▸ What to do
Before anything else, copy every record below exactly as it stands.

##### Material shown

## Allow split-K on gated conv launches and enlarge sparse segment capacity

Result: no change. 1869 (-0.0%).

```diff
diff --git a/include/stmask_hip.h b/include/stmask_hip.h
--- a/include/stmask_hip.h
+++ b/include/stmask_hip.h
@@ -206,6 +206,8 @@
 int stm_conv2d_planar_f32(const void* x_planes, const void* packed_weight, const float* bias, const float* residual_f32,
                           const void* residual_planes, float* out_f32, void* out_planes, const stm_conv_geom* g, int relu,
                           stm_stream_t stream);
+#define STM_CONV_RELU 1
+#define STM_CONV_GATED_SPLITK 2
 int stm_conv2d_planar_ws_f32(const void* x_planes, const void* packed_weight, const float* bias, const float* residual_f32,
                              const void* residual_planes, float* out_f32, void* out_planes, const stm_conv_geom* g, int relu,
                              void* workspace, size_t workspace_bytes, stm_stream_t stream);
diff --git a/stmask_amd/csrc/conv_bf16x.hip b/stmask_amd/csrc/conv_bf16x.hip
--- a/stmask_amd/csrc/conv_bf16x.hip
+++ b/stmask_amd/csrc/conv_bf16x.hip
@@ -246,6 +246,7 @@
     if (idx >= total) return;
     const int sg = (int)(idx % (a.groups * segs_g));
     const int m = (int)(idx / (a.groups * segs_g));
+    if (a.m_gate && m >= *a.m_gate) return;
     const int grp = sg / segs_g, cog = (sg - grp * segs_g) * 8;
     const int col = grp * a.ntpg * bn + cog;
     float v[8] = {0, 0, 0, 0, 0, 0, 0, 0};
@@ -329,7 +330,7 @@
 
     int tiles_ = a_in.m_tiles * a_in.n_tiles * a_in.splitk;
     if constexpr (CLS) tiles_ = a_in.cls_tiles;
-    else if (a_in.m_gate) tiles_ = min(a_in.m_tiles, (*a_in.m_gate + BM - 1) / BM) * a_in.n_tiles;
+    else if (a_in.m_gate) tiles_ = min(a_in.m_tiles, (*a_in.m_gate + BM - 1) / BM) * a_in.n_tiles * a_in.splitk;
     const int tiles = tiles_;
     const int per_xcd = (tiles + 7) >> 3;
     if (!CLS && a_in.m_gate && (int)(blockIdx.x >> 3) >= per_xcd) return;
@@ -1302,7 +1303,7 @@
     a.out_f32 = c.out_f32; a.out_pl = static_cast<uint8_t*>(c.out_planes);
     a.B = g->B; a.H = g->H; a.W = g->W; a.C = g->C; a.Ho = g->Ho; a.Wo = g->Wo; a.Cout = g->Cout;
     a.kh = g->kh; a.kw = g->kw; a.sh = g->sh; a.sw = g->sw; a.ph = g->ph; a.pw = g->pw;
-    a.out_ld = out_ld; a.res_ld = res_ld; a.relu = c.relu;
+    a.out_ld = out_ld; a.res_ld = res_ld; a.relu = c.relu & STM_CONV_RELU;
     a.x_np = (int)x_np; a.out_np = (int)out_np; a.res_np = (int)res_np;
     a.M = (int)M; a.n_tiles = stm_cdiv(g->Cout, bn); a.m_tiles = 0; a.slabs = g->kh * g->kw * (g->C / CV_BK);
     a.plane_bytes = (unsigned)plane_bytes;
@@ -1347,7 +1348,7 @@
     bool full = cout_g % 64 == 0;
     for (int gi = 0; gi < groups && gi < 8; ++gi) full = full && a.group_real[gi] == cout_g;
     f = ConvFacts{bn, a.fmt, g->planes, groups, cout_g, full, a.slabs, a.kh, a.kw, a.sh, a.sw, a.ph, a.pw, M, a.n_tiles, dual != nullptr, win, gate != nullptr,
-                  c.workspace && (uintptr_t)c.workspace % 16 == 0, c.workspace_bytes, a.ldp};
+                  c.workspace && (uintptr_t)c.workspace % 16 == 0, c.workspace_bytes, a.ldp, gate && (c.relu & STM_CONV_GATED_SPLITK)};
     return STM_OK;
 }
 
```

##########

▸ Response below
## Allow split-K on gated conv launches and enlarge sparse segment capacity

Result: no change. 1869 (-0.0%).

```diff
diff --git a/include/stmask_hip.h b/include/stmask_hip.h
--- a/include/stmask_hip.h
+++ b/include/stmask_hip.h
@@ -206,6 +206,8 @@
 int stm_conv2d_planar_f32(const void* x_planes, const void* packed_weight, const float* bias, const float* residual_f32,
                           const void* residual_planes, float* out_f32, void* out_planes, const stm_conv_geom* g, int relu,
                           stm_stream_t stream);
+#define STM_CONV_RELU 1
+#define STM_CONV_GATED_SPLITK 2
 int stm_conv2d_planar_ws_f32(const void* x_planes, const void* packed_weight, const float* bias, const float* residual_f32,
                              const void* residual_planes, float* out_f32, void* out_planes, const stm_conv_geom* g, int relu,
                              void* workspace, size_t workspace_bytes, stm_stream_t stream);
diff --git a/stmask_amd/csrc/conv_bf16x.hip b/stmask_amd/csrc/conv_bf16x.hip
--- a/stmask_amd/csrc/conv_bf16x.hip
+++ b/stmask_amd/csrc/conv_bf16x.hip
@@ -246,6 +246,7 @@
     if (idx >= total) return;
     const int sg = (int)(idx % (a.groups * segs_g));
     const int m = (int)(idx / (a.groups * segs_g));
+    if (a.m_gate && m >= *a.m_gate) return;
     const int grp = sg / segs_g, cog = (sg - grp * segs_g) * 8;
     const int col = grp * a.ntpg * bn + cog;
     float v[8] = {0, 0, 0, 0, 0, 0, 0, 0};
@@ -329,7 +330,7 @@
 
     int tiles_ = a_in.m_tiles * a_in.n_tiles * a_in.splitk;
     if constexpr (CLS) tiles_ = a_in.cls_tiles;
-    else if (a_in.m_gate) tiles_ = min(a_in.m_tiles, (*a_in.m_gate + BM - 1) / BM) * a_in.n_tiles;
+    else if (a_in.m_gate) tiles_ = min(a_in.m_tiles, (*a_in.m_gate + BM - 1) / BM) * a_in.n_tiles * a_in.splitk;
     const int tiles = tiles_;
     const int per_xcd = (tiles + 7) >> 3;
     if (!CLS && a_in.m_gate && (int)(blockIdx.x >> 3) >= per_xcd) return;
@@ -1302,7 +1303,7 @@
     a.out_f32 = c.out_f32; a.out_pl = static_cast<uint8_t*>(c.out_planes);
     a.B = g->B; a.H = g->H; a.W = g->W; a.C = g->C; a.Ho = g->Ho; a.Wo = g->Wo; a.Cout = g->Cout;
     a.kh = g->kh; a.kw = g->kw; a.sh = g->sh; a.sw = g->sw; a.ph = g->ph; a.pw = g->pw;
-    a.out_ld = out_ld; a.res_ld = res_ld; a.relu = c.relu;
+    a.out_ld = out_ld; a.res_ld = res_ld; a.relu = c.relu & STM_CONV_RELU;
     a.x_np = (int)x_np; a.out_np = (int)out_np; a.res_np = (int)res_np;
     a.M = (int)M; a.n_tiles = stm_cdiv(g->Cout, bn); a.m_tiles = 0; a.slabs = g->kh * g->kw * (g->C / CV_BK);
     a.plane_bytes = (unsigned)plane_bytes;
@@ -1347,7 +1348,7 @@
     bool full = cout_g % 64 == 0;
     for (int gi = 0; gi < groups && gi < 8; ++gi) full = full && a.group_real[gi] == cout_g;
     f = ConvFacts{bn, a.fmt, g->planes, groups, cout_g, full, a.slabs, a.kh, a.kw, a.sh, a.sw, a.ph, a.pw, M, a.n_tiles, dual != nullptr, win, gate != nullptr,
-                  c.workspace && (uintptr_t)c.workspace % 16 == 0, c.workspace_bytes, a.ldp};
+                  c.workspace && (uintptr_t)c.workspace % 16 == 0, c.workspace_bytes, a.ldp, gate && (c.relu & STM_CONV_GATED_SPLITK)};
     return STM_OK;
 }
 
```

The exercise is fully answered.